## Advances in Applied Probability

- Adv. in Appl. Probab.
- Volume 48, Number 1 (2016), 52-68.

### Optimal stopping rule for the full-information duration problem with random horizon

#### Abstract

The full-information duration problem with a random number *N* of objects is considered. These objects appear sequentially and their values *X*_{k} are observed, where *X*_{k}, independent of *N*, are independent and identically distributed random variables from a known continuous distribution. The objective of the problem is to find a stopping rule that maximizes the duration of holding a relative maximum (e.g. the *k*th object is a relative maximum if *X*_{k} = max{*X*_{1}, *X*_{2}, . . ., *X*_{k}}). We assume that *N* is a random variable with a known upper bound *n*, so two models, Model 1 and Model 2, can be considered according to whether the planning horizon is *N* or *n*. The structure of the optimal rule, which depends on the prior distribution assumed on *N*, is examined. The monotone rule is defined and a necessary and sufficient condition for the optimal rule to be monotone is given for both models.
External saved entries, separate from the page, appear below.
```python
def dp_range(n):
# ... 212 lines not shown
                    tables += [st["exp_avg"], st["exp_avg_sq"]]
        dp.owner_gather_dense(tables, n)
        self.invalidate_small_packed()
        self._small_since, self._small_drift = 0, [0.0, 0.0]

    def small_prepare(self, cameras):
        if self._small_since == 0:
            return
        from ... import dp
        from ...gsplat import visibility_candidates
        if (self._small_since >= int(getattr(self.args, "dp_small_refresh", 8))
                or self._small_drift[1] > float(getattr(self.args, "dp_small_max_log_gain", 0.7))):
            self.small_refresh()
            return
        n = self._xyz.shape[0]
        lo, hi = dp.owner_range(n)
        Ks = torch.stack([c.create_k_on_gpu() if getattr(c, "K", None) is None else c.K for c in cameras])
        viewmats = torch.stack([c.world_view_transform.transpose(0, 1) for c in cameras])
        d_xyz, d_ls = self._small_drift
        import math
        cand = visibility_candidates(self._xyz.data, self._scaling.data, viewmats, Ks, int(utils.get_img_width()),
                                     int(utils.get_img_height()), pos_margin=math.sqrt(3.0) * d_xyz * 1.001 + 1e-12,
                                     scale_gain=math.exp(d_ls) * 1.001, own_lo=lo, own_hi=hi)
        pk = self.small_packed()
        lines = dp.small_fetch(cand, n, pk)
        dp.small_scatter(cand, lines, pk, self._small_params())
        if os.environ.get("CLMGS_DP_DEBUG"):
            self._dbg_cand = cand
            print("DPDEBUG small_prepare rank %d since %d drift %s candidates %d of %d foreign rows" % (
                dp.rank(), self._small_since, self._small_drift, cand.numel(), n - (hi - lo)), flush=True)

    def small_after_step(self):
        import math
        groups = {g["name"]: g for g in self.optimizer.gpu_adam.param_groups}
        b1, b2 = groups["xyz"]["betas"]
        c = (1.0 - b1) / math.sqrt(1.0 - b2) / math.sqrt(1.0 - b1 * b1 / b2) * 1.001
        self._small_drift[0] += c * float(groups["xyz"]["lr"])
        self._small_drift[1] += c * float(groups["scaling"]["lr"])
        self._small_since += 1

    @property
    def small_deferred(self):
        return getattr(self, "_small_def", None) is not None

    def _small_def_tables(self, current_as_of=None):
        sd = self._small_def
        n = self._xyz.shape[0]
        if sd["blk_last"] is None or sd["n"] != n:
            assert self._small_def_clean(), "row count changed with small-attribute steps waiting"
            to = sd["hist"][-1][0] if sd["hist"] else int(current_as_of or 0)
            sd["blk_last"] = torch.full(((n + 255) // 256,), int(to), dtype=torch.int32, device=self._xyz.device)
            sd["n"] = n
        return sd["blk_last"]

    def _small_def_clean(self):
        return not getattr(self, "_small_def_dirty", False)

    def small_defer_record(self, step):
        import math
        sd = self._small_def
        order = self.optimizer.small_groups()
        idx = self.optimizer.advance_steps(order)
        if sd["hist"] and sd["hist"][-1][0] != step - 1:
            self.flush_small()
            sd["hist"] = []
            sd["blk_last"] = None
        self._small_def_tables(current_as_of=step - 1)
        b1, b2 = order[0]["betas"]
        c = (1.0 - b1) / math.sqrt(1.0 - b2) / math.sqrt(1.0 - b1 * b1 / b2) * 1.001
        sd["hist"].append((int(step), [float(g["lr"]) for g in order], int(idx), c * float(order[0]["lr"]),
                           c * float(order[2]["lr"])))
        kmax = self._small_kmax()
        if len(sd["hist"]) > kmax:
            del sd["hist"][:len(sd["hist"]) - kmax]
        self._small_def_dirty = True

    def _small_kmax(self):
        k = getattr(self, "_small_kmax_v", None)
        if k is None:
            from ... import _lib
            k = self._small_kmax_v = int(_lib.lib().clmgs_small_deferred_kmax())
        return k

    def small_catch_up(self, cameras=None):
        import ctypes
        import math
        from ... import _lib
        sd = self._small_def
        if not sd["hist"] or (cameras is None and self._small_def_clean()):
            return None
        order = self.optimizer.small_groups()
        ps, ms, vs = self.optimizer.small_pointers(order)
        hist = sd["hist"][::-1]
        nh = len(hist)
        lr = (ctypes.c_double * (4 * nh))(*[x for h in hist for x in h[1]])
        sidx = (ctypes.c_int32 * nh)(*[h[2] for h in hist])
        pm, sg_, dx, dl = [1e-12], [1.001], 0.0, 0.0
        for h in hist:
            dx += h[3]
            dl += h[4]
            pm.append(math.sqrt(3.0) * dx * 1.001 + 1e-12)
            sg_.append(math.exp(dl) * 1.001)
        pos_margin = (ctypes.c_float * (nh + 1))(*pm)
        scale_gain = (ctypes.c_float * (nh + 1))(*sg_)
        pk, gk, blk = self.small_packed(), self.small_grad(), self._small_def_tables()
        b1, b2 = order[0]["betas"]
        C, vm, Ks, flags = 0, None, None, None
        if cameras is not None:
            C = len(cameras)
            flags = sd.get("blk_flag")
            if flags is None or flags.shape[0] != blk.shape[0]:
                flags = sd["blk_flag"] = torch.empty((blk.shape[0],), dtype=torch.uint8, device=blk.device)
            Ks = torch.stack([c.create_k_on_gpu() if getattr(c, "K", None) is None else c.K for c in cameras]).contiguous()
            vm = torch.stack([c.world_view_transform.transpose(0, 1) for c in cameras]).contiguous()
        _lib.check(_lib.lib().clmgs_adam_small_deferred(
            _lib.stream(), int(self._xyz.shape[0]), ps, ms, vs, _lib.dptr(pk), _lib.dptr(gk),
            _lib.dptr(self._row_g_step, torch.int32), _lib.dptr(blk, torch.int32), int(hist[0][0]), nh, lr, sidx,
            pos_margin, scale_gain, float(b1), float(b2), float(order[0]["eps"]), 1.0 / float(self.args.bsz), C,
            _lib.dptr(vm, None, True), _lib.dptr(Ks, None, True), int(utils.get_img_width()), int(utils.get_img_height()),
            0.3, 0.01, 1e10, 0 if cameras is not None else 1, _lib.dptr(flags, torch.uint8, True)))
        if cameras is None:
            self._small_def_dirty = False
        return flags

    def flush_small(self):
        if self.small_deferred:
            self.small_catch_up(None)

    @property
    def lazy_rows(self):
        return getattr(self, "_row_last_step", None) is not None

    @property
    def first_touch_grads(self):
        from ... import dp
        a = self.args
        dp_ok = (not dp.active()) or bool(getattr(a, "dp_locality", False))
        return bool(self.lazy_rows and getattr(a, "fused_front_end", True) and getattr(a, "first_touch_grads", True)
                    and dp_ok and not self.deferred_host_rows and not getattr(a, "mcmc", False))

    @property
    def moments_sharded(self):
        return bool(getattr(self, "_mom_sharded", False))

    @staticmethod
    def _moment_capacity(cap):
        from ... import dp
        return -(-int(cap) // dp.world_size()) + 1

    def catch_up_rows(self, rows=None, to_step=None):
        if not self.lazy_rows:
            return
        if self.moments_sharded and rows is None:
            lo = self._mom_lo
            hi = lo + self.optimizer.cpu_adam.state[self._parameters]["exp_avg"].shape[0]
            if hi <= lo:
                return
            rows = torch.arange(lo, hi, dtype=torch.int32, device=self._xyz.device)
        from ...clm_kernels import adam_catch_up
        opt = self.optimizer.cpu_adam
        g = opt.param_groups[0]
        p = self._parameters
        st = opt.state[p]
        to_step = opt.global_step if to_step is None else to_step
        if to_step <= 0:
            return
        col_lr = opt._col_lr(p.device)
        from ... import dp
        adam_catch_up(p.data, st["exp_avg"], st["exp_avg_sq"], self._row_last_step, rows, col_lr,
                      g["betas"][0], g["betas"][1], g["eps"], to_step, g["bias_correction"],
                      g=self.parameters_grad_buffer[:p.shape[0]], g_step=self._row_g_step,
                      grad_scale=1.0 / (self.args.bsz * dp.world_size()), keep_grad=self.first_touch_grads,
                      moment_row0=self._mom_lo if self.moments_sharded else 0)

    def flush_lazy_rows(self, exchange=True):
        if self.deferred_host_rows:
            self.host_rows_prepare(None, None)
            return
        self.flush_small()
        from ... import dp
        if (not self.lazy_rows) and dp.active() and getattr(self.args, "dp_locality", False) \
                and getattr(self.args, "sparse_adam", False):
            if getattr(self, "_owner_dirty", True) and exchange:
                self._owner_dirty = False
                n = self._parameters.shape[0]
                st = self.optimizer.cpu_adam.state[self._parameters]
                dp.owner_gather_dense([self._parameters.data, st["exp_avg"], st["exp_avg_sq"]], n)
            return
        if self.lazy_rows and dp.active() and (getattr(self.args, "dp_owner_computes", False)
                                               or getattr(self.args, "dp_locality", False)):
            if not getattr(self, "_owner_dirty", True):
                return
            n = self._parameters.shape[0]
            lo, hi = dp.owner_range(n)
            if hi > lo:
                self.catch_up_rows(torch.arange(lo, hi, dtype=torch.int32, device=self._xyz.device))
            if not exchange:
                return
            self._owner_dirty = False
            st = self.optimizer.cpu_adam.state[self._parameters]
            tables = [self._parameters.data]
            if not self.moments_sharded:
                tables += [st["exp_avg"], st["exp_avg_sq"]]
            if not self.first_touch_grads:
                tables.append(self.parameters_grad_buffer[:n])
            dp.owner_gather_dense(tables, n)
# ... 422 lines not shown
```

Special attention is paid to the class of priors such that *N* / *n* converges, as *n* → ∞, to a random variable *V*_{m} having density *f*_{Vm}(*v*) = *m*(1 - *v*)^{m-1}, 0 ≤ *v* ≤ 1 for a positive integer *m*. An interesting feature is that the optimal duration (relative to *n*) for Model 2 is just (*m* + 1) times as large as that for Model 1 asymptotically.

#### Article information

**Source**

Adv. in Appl. Probab., Volume 48, Number 1 (2016), 52-68.

**Dates**

First available in Project Euclid: 8 March 2016

**Permanent link to this document**

https://projecteuclid.org/euclid.aap/1457466155

**Mathematical Reviews number (MathSciNet)**

MR3161295

**Zentralblatt MATH identifier**

1337.60076

**Subjects**

Primary: 60G40: Stopping times; optimal stopping problems; gambling theory [See also 62L15, 91A60]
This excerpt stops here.